¿Masculinos?... ¡los de antes!
- Gabriel Zaldívar
- 23 jun
- 2 Min. de lectura
En la transversalidad de un nuevo humanismo (post-humanismo, transhumanismo, etcétera), la masculinidad es el factor que nos ocupa, que se reconstituye, transforma y reescribe para -en algún momento presente y futuro- impactar con sus efectos y moverse hacia otros escenarios.
En tanto ocurre, el cuestionamiento de esa masculinidad tradicional oficializada en un sistema patriarcal que heterosexualiza el mundo sufre afectaciones. Al centro se ubica un hombre que sustenta el poder, ganado por el uso de la fuerza física y desde donde construyó su idea de superioridad sobre el género femenino.
Este hombre, que siempre fue rey, señor feudal, zar, dios, primer ministro o presidente con una mujer detrás… muy atrás, no se ocupa de cuestionarse ante la facilidad de imponerse por la fuerza. No es pasivo sino activo, para negar así lo femenino.

El masculino tradicional provoca, desea y obtiene. Se afirma bajo la palabra control de una pareja, de la familia a la que provee para asegurar su continuidad como especie y refrendar su poder en el reinado. Pasivo-activo, masculino-femenino, público-privado, dicotomías aprendidas en esa socialización que establece y extiende categorías para el control de uno sobre la otra.
Nuestro masculino tradicional es violento porque es hombre: agrede, impone, limita, pelea, está urgido de probar que es lo que es ¿a quién? a sí mismo, pues no se permite el menor asomo de duda y, peor aún, que en los otros asome un cuestionamiento a su hombría.
Busca el éxito, cuya medida en lo sexual está dada por el número de parejas y la cantidad de relaciones sexuales, en lo profesional por el puesto en la organización para la cual labora y en lo social por el número de cervezas que es capaz de ingerir, entre otros.
No llora… que porque los hombres no lloran, esa es la respuesta más clara que invalida cualquier reflexión negando su autonomía emocional, vive con los sentimientos encapsulados provocando para sí y para quienes le rodean otros problemas emocionales.
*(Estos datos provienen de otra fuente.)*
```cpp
struct ClassWalk {
    int Wp, a, L, R, Wr, splits;
};
inline bool class_walk(int64_t ncls, int64_t U, int per_round, int64_t count, ClassWalk& w) {
    w.Wp = (int)(per_round / count);
    if (ncls * U < w.Wp) w.Wp = (int)(ncls * U);
    w.a = (int)(w.Wp / ncls);
    if (w.a < 1) return false;
    w.L = (int)((ncls * U + w.Wp - 1) / w.Wp);
    const int64_t main = (int64_t)w.a * w.L < U ? (int64_t)w.a * w.L : U;
    w.R = (int)(U - main);
    w.Wr = (int)(w.Wp - w.a * ncls);
    if (w.R > 0 && w.Wr == 0) return false;
    w.splits = w.a + (w.R > 0 ? 2 : 0);
    return true;
}
inline int64_t class_walk_slots(int64_t ncls, int per_round, int64_t count) {
    const int64_t a = (per_round / count) / ncls;
    return a < 1 ? 0 : a + 2;
}
struct WgradGeom {
    int esz;
    int64_t B, H, W, C, N, ldn, R, S, Ho, Wo, stride, pad_h, pad_w, dil, count;
    int64_t M() const { return B * Ho * Wo; }
    int64_t Q() const { return R * S * C; }
    bool pointwise() const { return R == 1 && S == 1 && stride == 1 && pad_h == 0 && pad_w == 0 && H == Ho && W == Wo; }
};
enum class WgradKernel { wg3, wg1, t64x256, t128x128, t256x128 };
enum { kWgDma = 1, kWgDense = 2 };
struct WgradPlan {
    WgradKernel kind;
    int variant;
    int splits;
    int klen;
    int grid;
    int tiles;
// ... 15 lines not shown
```

mrfp_amd/csrc/conv_igemm.hip:

```cpp
#include "conv_common.hpp"
#include <type_traits>

namespace mrfp {

MRFP_STAMP_DECL(g_stamps_igemm)
int stamps_igemm(unsigned long long* out, int n) { return MRFP_STAMP_READ(g_stamps_igemm, out, n); }

template <typename T, int WM, int WN, bool ALIGNED, bool STRIDED, int TM, int TN, bool RR = false, int ACT = 0>
__global__ __launch_bounds__(64 * WM * WN, ((RR && TM * TN >= 6) ? 2 : 3)) void conv_igemm_kernel(ConvP p) {
    constexpr int NT = 64 * WM * WN, BM = 32 * TM * WM, BN = 32 * TN * WN;
    constexpr int SA = BM * 8 / NT, SB = BN * 8 / NT, RSTEP = NT / 8;
    extern __shared__ __attribute__((aligned(16))) char smem[];
    char* const sA0 = smem;
    char* const sB0 = smem + BM * 128;
    MRFP_STAMP_BEGIN();

    const int t = threadIdx.x, lane = t & 63, wave = t >> 6;
    const int wm = wave / WN, wn = wave % WN;
    const int ntn = (p.N + BN - 1) / BN;
    const int tile = xcd_remap(blockIdx.x, gridDim.x);
    const int m0 = (tile / ntn) * BM, n0 = (tile % ntn) * BN;
    const int rbase = t >> 3;
    const int chunk = (t & 7) ^ ((rbase >> 1) & 7);
    const int wrow = __builtin_amdgcn_readfirstlane(wave) * 8;
// ... 757 lines not shown

int mrfp_conv_fwd_gated(const void* x, const void* wpack, const float* bias, void* y, int dtype, int64_t B, int64_t H,
                        int64_t W, int64_t C, int64_t N, int64_t ldy, int64_t R, int64_t S, int64_t Ho, int64_t Wo,
                        int64_t stride, int64_t pad_h, int64_t pad_w, int64_t dil, int64_t sstride, const void* addend,
                        const void* addend_mask, void* stream) {
    MRFP_CHECK(addend && addend_mask, "conv_fwd_gated: addend and its gate mask are required");
    return conv_fwd_impl(x, wpack, bias, y, dtype, B, H, W, C, N, ldy, R, S, Ho, Wo, stride, pad_h, pad_w, dil, sstride, addend,
                         nullptr, stream, addend_mask);
}
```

Su triunfo es la demostración (¿a quién?) de que es fuerte, rudo, inexpresivo, protector, dispuesto a elevar sus niveles de agresividad para conservar el poder, a no dejarse. Compite desafiando el riesgo, pelea, asedia, hostiga, viola, comete feminicidios.
Este hombre, de los de antes, aprende el aniquilamiento de la diferencia, actúa sus valores sin cuestionarlos: los de la masculinidad tradicional. Cumple con el rol asignado, perpetúa sus símbolos a través de sus elecciones profesionales, de pareja, de lenguaje, en el ejercicio de su sexualidad. Se ajusta al rol que la moral social tejió en el tiempo.